Pikiran Derra langsung tertuju pada Arsha.

"Apa yang kamu lakukan bersama Arindra?" bisiknya dalam hati.

"Tidak," jawab Derra sambil pura-pura tersenyum  seolah hatinya baik-baik saja.

"Jika laki-laki itu menyakiti kamu, aku akan langsung menghajar dia."

Farhan menyatukan kedua telapak tangan siap memukul laki-laki itu karena dendam ini sudah pendam saat mengetahui ternyata ada rasa diantara mereka.

"Dia tentara," cibir Derra sambil tersenyum sinis melihat ke arah Farhan setengah meremehkan.

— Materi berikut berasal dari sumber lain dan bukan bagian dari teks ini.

+            rec.w[0] = both.x; rec.w[1] = both.y;
+            note = SKM_RC_SELF;
+            if (skm_cacheable<2>(rec)) {
+                bool mine = false;
+                const int slot = skm_table_insert(rt, rec, &mine);
+                if (slot < 0) *fail = 1u;
+                else {
+                    atomicAdd(&cnt[(uint32_t)slot >> 1], 1u << (((uint32_t)slot & 1u) * 16u));
+                    note = mine ? (uint32_t)slot : SKM_RC_NONE;
+                }
+            }
+        }
+        wts[r * 64u] = (uint16_t)note;
+    }
+    __syncthreads();
+    const bool holds = __builtin_amdgcn_readfirstlane((int)*fail) == 0;
+#pragma unroll 1
+    for (uint32_t r = 0; r < SKM_RC_GROUPS; ++r) {
+        const uint32_t note = wts[r * 64u];
+        uint32_t wt = note == SKM_RC_SELF ? 1u : 0u;
+        if (note < SKM_RC_SELF) {
+            const uint32_t sh = (note & 1u) * 16u;
+            wt = (cnt[note >> 1] >> sh) & 0xffffu;
+            atomicSub(&cnt[note >> 1], wt << sh);
+            rt.key[0][note] = SKM_EMPTY;
+            rt.key[1][note] = SKM_EMPTY;
+        }
+        wts[r * 64u] = (uint16_t)wt;
+    }
+    __syncthreads();
+    if (tid == 0) *fail = 0u;
+    return holds;
 }
 
 template <int CTR>
@@ -366,6 +486,7 @@
 {
     static_assert((uint32_t)TS <= SKM_LIST_MAX, "a bucket's distinct list (one entry per occupied slot) must fit what k_skm_novel_list takes");
     constexpr bool PL = FK != 0;
+    constexpr bool RC = PL && COMPACT && KW == 1;
     __shared__ SkmTable<KW, TS> tb;
     __shared__ uint32_t cnt[PL ? TS / 2 : TS];
     __shared__ uint32_t next_bucket;
@@ -373,8 +494,11 @@
     __shared__ uint32_t dl_cur, dl_b0;
     extern __shared__ __attribute__((aligned(16))) uint32_t dyn[];
     const uint32_t ns = (uint32_t)(g.T * g.C);
-    uint32_t *lut = dyn, *cur = dyn + (PL ? 1024 : 256), *scratch = cur + ((ns + 3u) & ~3u);
+    uint32_t *lut = dyn, *cur = dyn + (PL ? 1024 : 256) + (RC ? SKM_RC_LDS_WORDS : 0), *scratch = cur + ((ns + 3u) & ~3u);
     uint64_t *P1 = (uint64_t *)dyn, *P2 = P1 + 256;
+    uint16_t *rc_wts = (uint16_t *)(dyn + 1024);
+    uint32_t *rc_fail = dyn + 1024 + SKM_RC_LDS_WORDS - 4;
+    if (RC && threadIdx.x == 0) *rc_fail = 0u;
     for (uint32_t s = threadIdx.x; s < ns; s += SKM_THREADS3) cur[s] = 0;
     if (threadIdx.x < 256) {
         if (PL) { P1[threadIdx.x] = skm_ascii4_times(threadIdx.x, MM_C1); P2[threadIdx.x] = skm_ascii4_times(threadIdx.x, MM_C2); }
@@ -418,15 +542,21 @@
             abl_prev = b; abl_b0 = abl_cur; dl_b0 = dl_cur;
             skm_next_bucket<SKM_CTR_TICKET_COUNT, true, true>(sg, b, taken, next_bucket);
         }
-        skm_walk_bucket<KW, false, FK, COMPACT>(sg, b, scratch, [&](const SkmKey<KW> &c, uint64_t) {
+        auto combine = [&](const SkmKey<KW> &c, uint32_t wt) {
             const bool forced = FORCE_LOOSE && sg.force_loose && ((c.w[0] * 0x9e3779b97f4a7c15ull) >> 58) == 0;
             const int slot = skm_cacheable<KW>(c) && !forced ? skm_table_insert(tb, c) : -1;
             if (slot >= 0) {
-                if (PL) atomicAdd(&cnt[(uint32_t)slot >> 1], 1u << (((uint32_t)slot & 1u) * 16u));
-                else atomicAdd(&cnt[slot], 1u);
+                if (PL) atomicAdd(&cnt[(uint32_t)slot >> 1], wt << (((uint32_t)slot & 1u) * 16u));
+                else atomicAdd(&cnt[slot], wt);
             }
             return slot < 0;
-        });
+        };
+        if constexpr (RC) {
+            const SkmRecWeights wts = {rc_wts, skm_combine_records<TS>(sg, b, tb, cnt, rc_wts, rc_fail)};
+            skm_walk_bucket<KW, false, FK, COMPACT>(sg, b, scratch, [&](const SkmKey<KW> &c, uint64_t, uint32_t wt) { return combine(c, wt); }, wts);
+        } else {
+            skm_walk_bucket<KW, false, FK, COMPACT>(sg, b, scratch, [&](const SkmKey<KW> &c, uint64_t) { return combine(c, 1u); });
+        }
         __syncthreads();
         skm_for_occupied<TS>(tb.key[0], (uint16_t *)scratch, skm_wave_scratch_words(sg.sbw) * 2u, [&](uint32_t slot) {
             const SkmKey<KW> c = skm_table_take(tb, slot);
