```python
class GemmDesc(C.Structure):
    _fields_ = [
        ("A", C.c_void_p), ("A2", C.c_void_p), ("W", C.c_void_p), ("C", C.c_void_p), ("bias", C.c_void_p),
        ("res1", C.c_void_p), ("res2", C.c_void_p),
        ("M", C.c_int32), ("N", C.c_int32), ("K", C.c_int32), ("batch", C.c_int32),
        ("K1", C.c_int32),
        ("lda", C.c_int64), ("lda2", C.c_int64), ("ldw", C.c_int64), ("ldc", C.c_int64),
        ("ldr1", C.c_int64), ("ldr2", C.c_int64),
        ("strideA", C.c_int64), ("strideW", C.c_int64), ("strideC", C.c_int64),
        ("alpha", C.c_float), ("wdtype", C.c_int32), ("act", C.c_int32), ("out_bf16", C.c_int32),
# ... 158 lines not shown
    "sp3_cos_sim": [C.c_void_p, C.c_void_p, C.c_int, C.c_int, C.c_int, C.c_void_p, C.c_void_p, C.c_void_p],
    "sp3_mem_append": [C.c_void_p, C.c_void_p, C.c_int, C.c_int, C.c_void_p],
    "sp3_bank_state_set": [C.c_void_p, C.c_int, C.c_int, C.c_void_p],
    "sp3_prob_merge": [C.c_void_p, C.c_void_p, C.c_int, C.c_int, C.c_int, C.c_void_p, C.c_void_p],
    "sp3_colsum_prob": [C.c_void_p, C.c_void_p, C.c_int, C.c_int, C.c_int, C.c_void_p, C.c_void_p, C.c_void_p],
    "sp3_cos_sim_state": [C.c_void_p, C.c_void_p, C.c_int, C.c_int, C.c_int, C.c_void_p, C.c_void_p, C.c_void_p, C.c_void_p],
    "sp3_prune_select": [C.c_void_p, C.c_void_p, C.c_int, C.c_float, C.c_int, C.c_void_p, C.c_void_p],
    "sp3_gather_rows": [C.c_void_p, C.c_void_p, C.c_void_p, C.c_int, C.c_int, C.c_int, C.c_void_p],
    "sp3_gather_cols": [C.c_void_p, C.c_int64, C.c_void_p, C.c_int64, C.c_void_p, C.c_int, C.c_int, C.c_int,
                        C.c_int, C.c_void_p],
    "sp3_gather_1d": [C.c_void_p, C.c_void_p, C.c_void_p, C.c_int, C.c_void_p],
    "sp3_im2col_patch": [C.c_void_p, C.c_int64, C.c_int64, C.c_int64, C.c_int64, C.c_int, C.c_int, C.c_int, C.c_int,
                         C.c_int, C.c_void_p, C.c_int, C.c_int, C.c_void_p],
    "sp3_conv3x3_tile": [C.c_void_p, C.c_int, C.c_void_p, C.c_void_p, C.c_void_p, C.c_void_p, C.c_void_p, C.c_int, C.c_int, C.c_int,
                         C.c_int, C.c_int, C.c_int, C.c_int, C.c_int, C.c_int, C.c_int, C.c_void_p],
    "sp3_upsample2x": [C.c_void_p, C.c_void_p, C.c_int, C.c_int, C.c_int, C.c_int, C.c_int, C.c_int, C.c_void_p],
    "sp3_head_final": [C.c_void_p, C.c_void_p, C.c_void_p, C.c_int64, C.c_int, C.c_void_p, C.c_void_p, C.c_void_p,
                       C.c_void_p],
    "sp3_upsample2x_bf16": [C.c_void_p, C.c_void_p, C.c_int, C.c_int, C.c_int, C.c_int, C.c_int, C.c_int, C.c_void_p],
    "sp3_head_final_bf16": [C.c_void_p, C.c_void_p, C.c_void_p, C.c_int64, C.c_int, C.c_void_p, C.c_void_p, C.c_void_p,
                            C.c_void_p],
    "sp3_fill_f32": [C.c_void_p, C.c_float, C.c_int64, C.c_void_p],
    "sp3_cast_f32_to_bf16": [C.c_void_p, C.c_void_p, C.c_int64, C.c_void_p],
    "sp3_copy2d_f32": [C.c_void_p, C.c_int64, C.c_void_p, C.c_int64, C.c_int, C.c_int, C.c_void_p],
    "sp3_spin": [C.c_int64, C.c_void_p, C.c_void_p],
    "sp3_conf_loss_forward": [C.c_void_p, C.c_void_p, C.c_void_p, C.c_void_p, C.c_void_p, C.c_int, C.c_int, C.c_int, C.c_float, C.c_int,
                              C.c_void_p, C.c_void_p, C.c_void_p, C.c_void_p],
    "sp3_conf_loss_backward": [C.c_void_p, C.c_void_p, C.c_void_p, C.c_void_p, C.c_void_p, C.c_int, C.c_int, C.c_int, C.c_float, C.c_int,
                               C.c_void_p, C.c_void_p, C.c_void_p, C.c_void_p, C.c_void_p],
    "sp3_transpose": [C.c_void_p, C.c_int64, C.c_void_p, C.c_int64, C.c_int, C.c_int, C.c_void_p],
# ... 231 lines not shown
```

spann3r_amd/model.py:

```python
import argparse
import collections
import os
import weakref

import torch
import torch.nn as nn

from . import ops
from .config import Spann3RConfig, FULL
from .engine import Engine
from .weights import param_spec, alias_of, synth_state_dict


def _build_param_tree(root: nn.Module, spec):
    made = {}
    for key, shape in spec.items():
        parts = key.split(".")
        mod = root
        for name in parts[:-1]:
            if not hasattr(mod, name) or not isinstance(getattr(mod, name), nn.Module):
                mod.add_module(name, nn.Module())
            mod = getattr(mod, name)
        src = alias_of(key)
        if src is not None:
# ... 701 lines not shown
        if has_next:
            main.wait_stream(st[3])
        self.dec = (dec1, dec2)
        self.dec2_hooks = [dec2[h] for h in self.model.cfg.hooks[1:]]

    def _part2(self):
        eng, mem, B = self.eng, self.mem, self.B
        dec1, dec2 = self.dec
        main = torch.cuda.current_stream()
        st = eng.side_streams()
        pts2 = conf2 = None
        if not self.defer2:
            st[2].wait_stream(main)
            with torch.cuda.stream(st[2]):
                pts2, conf2, _ = eng.dpt_head(dec2, B, self.hh, self.hw, 2)
        pts1, conf1, _ = eng.dpt_head(dec1, B, self.hh, self.hw, 1)
        if eng.cfg.use_feat:
            eng.encode_cur_value_feat(dec1[-1], self.v, self.k1,
                                      pos32=eng.positions(B, self.nh, self.nw)[1] if eng.cfg.mem_pos_enc else None)
        else:
            eng.encode_cur_value(pts1.swapaxes(1, 2) if self.swap else pts1, self.v, self.k1)
        mem.stage_write(self.k1, self.v)
        if not self.defer2:
            main.wait_stream(st[2])
        self.out = (pts1, conf1, pts2, conf2)

    def run(self, first, has_next, use_graphs, post_copies=(), stream=False):
        mem = self.mem
        has_next = has_next and not self.batched
        gk = mem.graph_key()
        per_length = 0 if gk[0] in ("s", "p") else 1 if (stream or mem.state is not None) else self._out_steps
        if not use_graphs and ops._prof is not None:
            ops._prof.step_begin()
        need_sim = not self.training and mem.sim_needed()
        if need_sim:
            mem.arm_score_poll()
# ... 473 lines not shown
```

spann3r_amd/ops.py:

```python
import ctypes as C

import torch

from . import lib as L
from .lib import GemmDesc, F32, BF16, ATTN_F32X3, ATTN_F16X3, ACT_NONE, ACT_GELU, ACT_RELU


_prof = None


class Profiler:

    def __init__(self, blocker_ms=12.0):
        self.rec = []
        self.regions = []
        self.blocker_cycles = int(blocker_ms * 2.4e6)

    def step_begin(self):
        torch.cuda._sleep(self.blocker_cycles)

    def region_begin(self):
        return (self.begin(), len(self.rec))

    def region_end(self, key, e0, nbytes, info=None):
# ... 64 lines not shown
               37: "lean-stream-k3072-48x32xk8", 38: "lean-stream-k1792-64x32xk7",
               39: "lean-stream-k1024-48x32xk8", 40: "lean-conv-16x16xk12", 41: "lean-conv-32x32xk8", 42: "lean-packed-splitA-k1792-64x32xk7", 43: "lean-score-k1024-32x32xk8", 44: "lean-softmax-pv-16x64xk8",
               45: "lean-prob-k1024-256x128", 46: "lean-prob-pv-256x128",
               50: "lean-rope-k1024-256x128", 51: "lean-rope-k1024-128x128", 52: "lean-rope-k768-128x128", 53: "lean-packed-k1024-256x128",
               54: "lean-packed-k1024-128x128", 55: "lean-packed-k768-128x128", 56: "lean-stream-k1024-128x64", 57: "lean-stream-k4096-128x64",
               58: "lean-stream-k768-128x64", 59: "lean-stream-k3072-128x64", 60: "lean-stream-k1792-128x64",
               61: "lean-stream-k1024-256x128", 62: "lean-stream-k4096-256x128", 63: "lean-rope-k768-256x128", 64: "lean-packed-k768-256x128", 65: "lean-rope-k768-128x64", 66: "lean-packed-splitA-k1792-128x128", 67: "lean-packed-splitA-k1792-256x128"}
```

"Terus kenapa kalau dia tentara? Kartu dia ada sama aku," bisik Farhan lirih keceplosan berbicara membuat ekor mata Derra langsung melirik tajam ke arah pimpinannya.

"Maksud bapak?" selidik Derra penasaran.

"Sudahlah. Kita bahas pekerjaan ini saja."

Farhan sudah mengeluarkan laptop dan beberapa dokumen untuk segera didiskusikan dengan Derra. Gadis itu mau tak mau kembali menuju kursinya karena sudah menyangkut pekerjaan  tetapi untuk kali ini hanya menjadi audiens saja karena otak belum bisa memecahkan angka-angka itu karena sosok Arsha masih bersarang di kepalanya.

"Pasti laki-laki itu yang membuat kamu gagal fokus hari ini," tukas Arsha dengan ketus sambil menutup laptop dan segera pergi menuju ke ruangannya.

Farhan langsung ke ruangan hanya meletakkan dokumen saja selanjutnya pergi ke suatu tempat. Biarkan saja bawahannya yang meneruskan pekerjaan. Mumpung saat ini ia menjadi atasan jadi sesekali bisa keluar masuk perusahan sesuka hati dia. Pekerjaan bisa dikerjakan secara online jadi tidak mengharuskan stay di tempat kerja.


Bau obat-obatan seakan sudah menyatu dengan indra Farhan. Sesibuk apa pun dia pasti akan ke sini juga menengok wanita yang sudah melahirkannya tengah berjuang dengan maut.

Baru di ujung pintu dengan tangan yang masih menempel di gagang pintu, ada rasa keengganan untuk masuk. Bagaimana tidak harus bertemu dengan laki-laki itu. Padahal dia tadi di kantor sudah berniat untuk menghajar orang yang sudah membuat Derra bersedih. Jika bukan di depan Mamah pasti pertikaian sudah terjadi seperti biasanya.

Derap langkah Farhan terus mendekat brankar, membuat Arsha menatap sekilas. Sayangnya mata yang sudah lama menahan nyeri sakit masih terpejam sehingga tidak melihat putra kesayangan datang.

"Masih  belum sadar habis kemoterapi."

Farhan diam saja tak menanggapi ucapan barusan. Mengusap rambut yang sudah berubah putih dan tipis karena banyak yang berguguran. Satu kecupan mendarat di kening Mamah.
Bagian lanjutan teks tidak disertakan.